Sex-dependent differences in single-leg squat kinematics and their relationship to squat depth in physically active individuals

Functional performance tests like the single-leg squat (SLS) are used to assess dynamic movement patterns and identify potential injury risks across all three planes of motion. Prior work links kinematic patterns, particularly at the knee, to lower-limb injury risk and supports SLS as a screening tool. However, findings on sex differences in SLS kinematics, especially trunk and pelvis motion, are inconsistent, and execution parameters (e.g., squat depth, limb positioning) vary widely across studies. Given reported higher rates of knee injuries in females and proposed sex-dependent biomechanical risk profiles (e.g., greater hip adduction and internal rotation), this study aimed to: (1) compare peak angles of the spine, pelvis, hip, knee, and ankle across planes during SLS between recreationally active females and males; and (2) examine how SLS depth relates to segment and joint kinematics within each sex. The authors hypothesized sex differences at all levels of the kinematic chain and sex-specific relationships between kinematics and squat depth.

Previous research has established SLS as valid and reliable for detecting abnormal lower-limb and trunk kinematics and assessing dynamic knee valgus and potential injury risk. Studies suggest females often exhibit greater hip adduction, internal rotation, and knee valgus, potentially contributing to patellofemoral pain and ACL injury risk. However, reports of sex differences in pelvis and trunk kinematics are equivocal, partly due to methodological differences: variations in SLS execution (arm and non-stance leg positions), inconsistent control or reporting of squat depth, and differing measurement points (e.g., fixed knee flexion angles vs. peak depth). Some studies indicate physically active individuals show better SLS performance than non-active individuals. There is a lack of comprehensive three-dimensional analyses encompassing spine, pelvis, and lower-limb joints that also account for squat depth, motivating the present study.
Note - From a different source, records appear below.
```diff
+        float2 zn = make_float2(0.f, 0.f);
+#pragma unroll 1
+        for (int tau = 0; tau < 8; tau += 2) {
+            unsigned ld[4];
+            {
+                const int mat = lane >> 3, k2 = tau + (mat >> 1) + 8 * w;
+                ldmatrix_x4_t(ld, sbase + tpm_off(k2 * 2 + (mat & 1), lane & 7, (k2 >> 2) & 7));
+            }
+#pragma unroll
+            for (int s = 0; s < 2; ++s) {
+                const int k2 = tau + s + 8 * w;
+                float c[4];
+                mma16816(c, am[0], ld[2 * s], ld[2 * s + 1]);
+                tw_frag(c, tw64r[0], tw64i[0]);
+                mma16816(c, am[0], pack_h2(c[0], c[1]), pack_h2(c[2], c[3]));
+                const unsigned zre = movmatrix_t(pack_h2(c[0], c[1])), zim = movmatrix_t(pack_h2(c[2], c[3]));
+                if (k2 == 0) {
+                    const float zr = u2f2(__shfl_sync(0xffffffffu, zre, 2)).x, zi = u2f2(__shfl_sync(0xffffffffu, zim, 2)).x;
+                    zn = make_float2(zr, zi);
+                }
+#pragma unroll
+                for (int p = 1; p <= 3; ++p) {
+                    float d[4];
+                    mma16816(d, am[p], zre, zim);
+                    if (k2 == 0 && t == 0) {
+                        const float sn = (p == 2) ? 1.f : 0.70710678118654752f, sg = (g & 1) ? sn : -sn;
+                        d[0] = fmaf(sg, zn.y, d[0]);
+                        d[2] = fmaf(sg, zn.x, d[2]);
+                    }
+                    tw_frag(d, tw64r[p], tw64i[p]);
+                    mma16816(d, am[0], pack_h2(d[0], d[1]), pack_h2(d[2], d[3]));
+                    const float4 tw = __ldg(tw4 + ((p * 32 + k2) * 64 + 2 * t + 8 * g) / 2);
+                    tw_frag(d, make_float2(tw.x, tw.y), make_float2(tw.z, tw.w));
+                    const unsigned o = (unsigned)p * 8192u + tpm_off(((g * 4 + (k2 & 3)) * 2), k2 >> 2, g) + 4 * t;
+                    asm volatile("st.shared.u32 [%0], %1;\n" ::"r"(sbase + o), "r"(pack_h2(d[0], d[1])) : "memory");
+                    asm volatile("st.shared.u32 [%0], %1;\n" ::"r"(sbase + o + 128), "r"(pack_h2(d[2], d[3])) : "memory");
+                }
+            }
+        }
+        __syncthreads();
+
+        float mre = 0.f, mim = 0.f;
+#pragma unroll 1
+        for (int p = 1; p <= 3; ++p) {
+#pragma unroll
+            for (int th = 0; th < 2; ++th) {
+                const int m1h = th + 2 * w;
+                float c[4][4];
+#pragma unroll
+                for (int kk = 0; kk < 4; kk += 2) {
+                    unsigned ld[4];
+                    const int mat = lane >> 3;
+                    ldmatrix_x4_t(ld, sbase + (unsigned)p * 8192u + tpm_off((m1h * 4 + kk + (mat >> 1)) * 2 + (mat & 1), lane & 7, m1h));
+                    mma16816(c[kk], am[0], ld[0], ld[1]);
+                    mma16816(c[kk + 1], am[0], ld[2], ld[3]);
+                }
+#pragma unroll
+                for (int k = 1; k < 4; ++k) tw_frag(c[k], make_float2(tw32i[k - 1].x, tw32i[k - 1].x), make_float2(tw32i[k - 1].y, tw32i[k - 1].y));
+#pragma unroll
+                for (int e = 0; e < 2; ++e) {
+                    float2 x0 = make_float2(c[0][e], c[0][e + 2]), x1 = make_float2(c[1][e], c[1][e + 2]);
+                    float2 x2 = make_float2(c[2][e], c[2][e + 2]), x3 = make_float2(c[3][e], c[3][e + 2]);
+                    bf4(x0, x1, x2, x3);
+                    mre = fmaxf(fmaxf(fmaxf(mre, fabsf(x0.x)), fmaxf(fabsf(x1.x), fabsf(x2.x))), fabsf(x3.x));
+                    mim = fmaxf(fmaxf(fmaxf(mim, fabsf(x0.y)), fmaxf(fabsf(x1.y), fabsf(x2.y))), fabsf(x3.y));
+                }
+            }
+        }
+#pragma unroll
+        for (int o = 16; o > 0; o >>= 1) {
+            mre = fmaxf(mre, __shfl_xor_sync(0xffffffffu, mre, o));
+            mim = fmaxf(mim, __shfl_xor_sync(0xffffffffu, mim, o));
+        }
+        if (lane == 0) red[1][w] = make_float2(mre, mim);
+        __syncthreads();
+        if (tid == 0) {
+            float2 po = red[1][0];
+#pragma unroll
+            for (int i = 1; i < 4; ++i) { po.x = fmaxf(po.x, red[1][i].x); po.y = fmaxf(po.y, red[1][i].y); }
+            if (act_a) {
+                const double peak = (double)pk.x * (double)fmaxf(1.f, po.x * inv_m);
+                a.tp_out[(size_t)ch * a.n_frames + fa] = (peak < 1e-10) ? -100.0 : 20.0 * log10(peak);
+            }
+            if (act_b) {
+                const double peak = (double)pk.y * (double)fmaxf(1.f, po.y * inv_m);
+                a.tp_out[(size_t)ch * a.n_frames + fb] = (peak < 1e-10) ? -100.0 : 20.0 * log10(peak);
+            }
+        }
+    }
+}
+
+}
```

Participants: Fifty-eight healthy young adults (35 males, 23 females) from a university community, all reporting moderate to high physical activity via the IPAQ, with no musculoskeletal or orthopedic injury or lower-limb pain. Informed consent obtained; ethics approval KE-0254/322/2018. Experimental design: Kinematics were recorded at 100 Hz using an 8-camera Vicon 3D motion capture system with full-body Plug-in Gait markers. Participants were shown the task and instructed to look forward, descend slowly under control while maintaining heel contact and balance, with arms at sides. After a calibration trial and three practice attempts, each performed five repetitions of a single right-leg squat to self-selected maximal depth, held the bottom position for 3 s, then returned to start. Trials were repeated/excluded for loss of balance, incorrect non-stance leg position, or discontinuous movement. Data were collected in one session. Data processing: The middle three repetitions were averaged. Filtered marker trajectories were used to compute 3D segment (trunk and pelvis) and joint kinematics in BodyBuilder (Vicon). Angles were calculated using Euler sequences (flexion/extension, abduction/adduction, internal/external rotation). Positive conventions: spine (flexion, lateral flexion towards stance leg, rotation to side opposite stance leg); pelvis (anterior tilt, obliquity towards stance leg, rotation to side opposite stance leg); hip (flexion, adduction, external rotation); knee (flexion, varus/outward bend, internal rotation); ankle (dorsiflexion, inversion, internal rotation). Peak maximal and minimal angles during descent were analyzed. Squat depth: Defined as percent decrease in vertical S2 marker height from highest to lowest position relative to initial standing leg length based on S2 height: Δh = (hmax − hmin) / hmax × 100%. Leg length was the vertical distance from ground to S2 marker in the initial position. Statistical analysis: Normality assessed with Shapiro–Wilk. Between-sex comparisons of peak angles (max/min) in each plane used independent t-tests with Cohen’s d effect sizes. Pearson correlations assessed relationships between joint/segment angles and squat depth, and between squat depth and anthropometrics (body length, body mass, BMI). Significance at p < 0.05; results reported as mean, SD, and 95% CI. Reliability of repeated measures assessed with ICCs, interpreted as: <0.40 poor, 0.40–0.70 fair, 0.70–0.90 good, >0.90 excellent.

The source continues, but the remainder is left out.